To identify the impact of MICU1 overexpression on LSECs, we screened truncated variants of the Stab2 promoter (a specific scavenger receptor expressed in LSECs) as potential candidate sequences [22]. Dual-luciferase reporter assays demonstrated that a 644 bp truncated fragment (designated Stab2-2), spanning from -500 to +144 relative to the transcription start site, exhibited significantly higher activity compared to the full-length promoter and other truncations, while showing no detectable activity in hepatocytes (Figure 8A and Figure S8A). Utilizing this optimized promoter, we designed an AAV8 vector (AAV8-Stab2-oeMicu1) to specifically deliver Micu1 to LSECs and injected it into mice 2 weeks prior to HIRI surgery with or without ACT administration (Figure 8B and Figure S8B). Following the overexpression of Micu1 in LSECs (Figure S8C), we observed an increased ratio of spleen to body weight (Figure S8D) and a high intensity of green fluorescence in the hepatic sinusoids of mice treated with HIRI + AAV8-Stab2-oeMicu1 (Figure 8C). Compared to the HIRI + AAV8-CMV group, the overexpression of Micu1 resulted in more severe HIRI damage, as evidenced by significantly increased levels of serum ALT, AST and hepatic MDA levels, along with decreased SOD levels (Figure 8D).
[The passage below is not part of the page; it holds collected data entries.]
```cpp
constexpr int SEG_READ = 0, SEG_SELF_RAW = 1, SEG_SELF_SCAN = 2;
struct SelfSeg {
  const int32_t* chunk_total;
  int32_t* totals;
  int32_t* mail;
  int mail_seq;
};
template <bool LANE_ORDERED, int TT, int SEG = SEG_READ>
__global__ __launch_bounds__(TT) void tile_scatter_kernel(int P, int V, int gx, int gy, int nchunk, int tile_bits,
                                                             int stage_cap, const int32_t* __restrict__ nvis,
                                                             const uint32_t* __restrict__ rects,
                                                             const int32_t* __restrict__ ids,
                                                             const float4* __restrict__ rec,
                                                             uint32_t* __restrict__ seg_off,
                                                             int32_t* __restrict__ point_list, unsigned int list_cap, int elist_cap,
                                                             SelfSeg self) {
  extern __shared__ unsigned int s_cur[];
  constexpr int NW = TT / WAVE, CW = BIN_CHUNK / NW;
  constexpr bool SELF = SEG != SEG_READ;
  int v, c;
  if (!bin_block(V, nchunk, v, c)) return;
  const int tiles = gx * gy;
  const int row = (tiles + 1) & ~1;
  uint32_t* seg = seg_off + ((int64_t)v * nchunk + c) * (tiles + 1);
  const int lane = threadIdx.x & (WAVE - 1), wv = threadIdx.x / WAVE;
  const int64_t vbase = (int64_t)v * P;
  const int w_begin = c * BIN_CHUNK + wv * (BIN_CHUNK / (TT / WAVE));
  uint32_t rr[BIN_CHUNK / TT];
  int32_t ii[BIN_CHUNK / TT];
#pragma unroll
  for (int j = 0; j < BIN_CHUNK / TT; ++j) {
    const int64_t o = vbase + min(w_begin + j * WAVE + lane, P - 1);
    rr[j] = rects[o];
    ii[j] = ids[o];
  }
  const int nv = nvis[v];
  __shared__ int s_red[2][TT / WAVE];
  __shared__ unsigned int s_carry;
  unsigned int chunk_begin;
  int total;
  if (SEG == SEG_SELF_RAW) {
    const int me = v * nchunk + c;
    int part = 0;
    for (int i = threadIdx.x; i < me; i += TT) part += self.chunk_total[i];
    part = wave_sum_i32_dpp(part);
    if (lane == 0) s_red[0][wv] = part;
    __syncthreads();
    int front = 0;
#pragma unroll
    for (int w2 = 0; w2 < TT / WAVE; ++w2) front += s_red[0][w2];
    chunk_begin = (unsigned int)front;
    total = self.chunk_total[me];
    if (c == 0) {
      __syncthreads();
      int sum = 0, mx = 0;
      for (int i = threadIdx.x; i < nchunk; i += TT) {
        const int t = self.chunk_total[v * nchunk + i];
        sum += t;
        mx = max(mx, t);
      }
      sum = wave_sum_i32_dpp(sum);
      mx = wave_max_i32_dpp(mx);
      if (lane == 0) s_red[0][wv] = sum, s_red[1][wv] = mx;
      __syncthreads();
      if (threadIdx.x == 0) {
        int tv = 0, mv = 0;
        for (int w2 = 0; w2 < TT / WAVE; ++w2) tv += s_red[0][w2], mv = max(mv, s_red[1][w2]);
        self.totals[v] = tv;
        self.totals[V + v] = mv;
        if (self.mail != nullptr) {
          __hip_atomic_store(&self.mail[v], tv, __ATOMIC_RELAXED, __HIP_MEMORY_SCOPE_SYSTEM);
          __hip_atomic_store(&self.mail[V + v], mv, __ATOMIC_RELAXED, __HIP_MEMORY_SCOPE_SYSTEM);
          if (v == 0) __hip_atomic_store(&self.mail[2 * V], self.totals[2 * V], __ATOMIC_RELAXED, __HIP_MEMORY_SCOPE_SYSTEM);
          __hip_atomic_store(&self.mail[2 * V + 1 + v], self.mail_seq, __ATOMIC_RELEASE, __HIP_MEMORY_SCOPE_SYSTEM);
        }
      }
    }
  } else if (SEG == SEG_SELF_SCAN) {
    unsigned int front = (unsigned int)self.chunk_total[(int64_t)V * nchunk + v * nchunk + c];
    for (int u = 0; u < v; ++u) front += (unsigned int)self.totals[u];
    chunk_begin = front;
    total = self.chunk_total[v * nchunk + c];
  } else {
    chunk_begin = seg[0];
// ... 1216 lines not shown
```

The HIRI+AAV8-Stab2-oeMicu1 group exhibited more pronounced hepatic sinusoidal necrosis, mitochondrial cristae fragmentation and Ca2+ accumulation, as well as LSECs damage (Figure 8E), of which pathological phenomenon was minimally alleviated by ACT. Moreover, ACT appeared to have minimal effect on reversing the alterations of Ca2+-related targets within the ER-mitochondrial axis (Figure 8F and Figure S8E-8G) in HIRI + AAV8-Stab2-oeMicu1 mice. Additionally, ACT didn't obviously influence the Micu1 overexpressing-induced glycolytic flux, as evidenced by unchanged expressions and activities of HK, PK, and LDH, along with L-lactate production (Figure 8G and Figure S8H). These findings indicated that the Stab2-driven LSECs-specific Micu1 overexpression exacerbated HIRI by promoting Ca2+ dyshomeostasis and metabolic reprogramming, which was no longer mitigated by ACT.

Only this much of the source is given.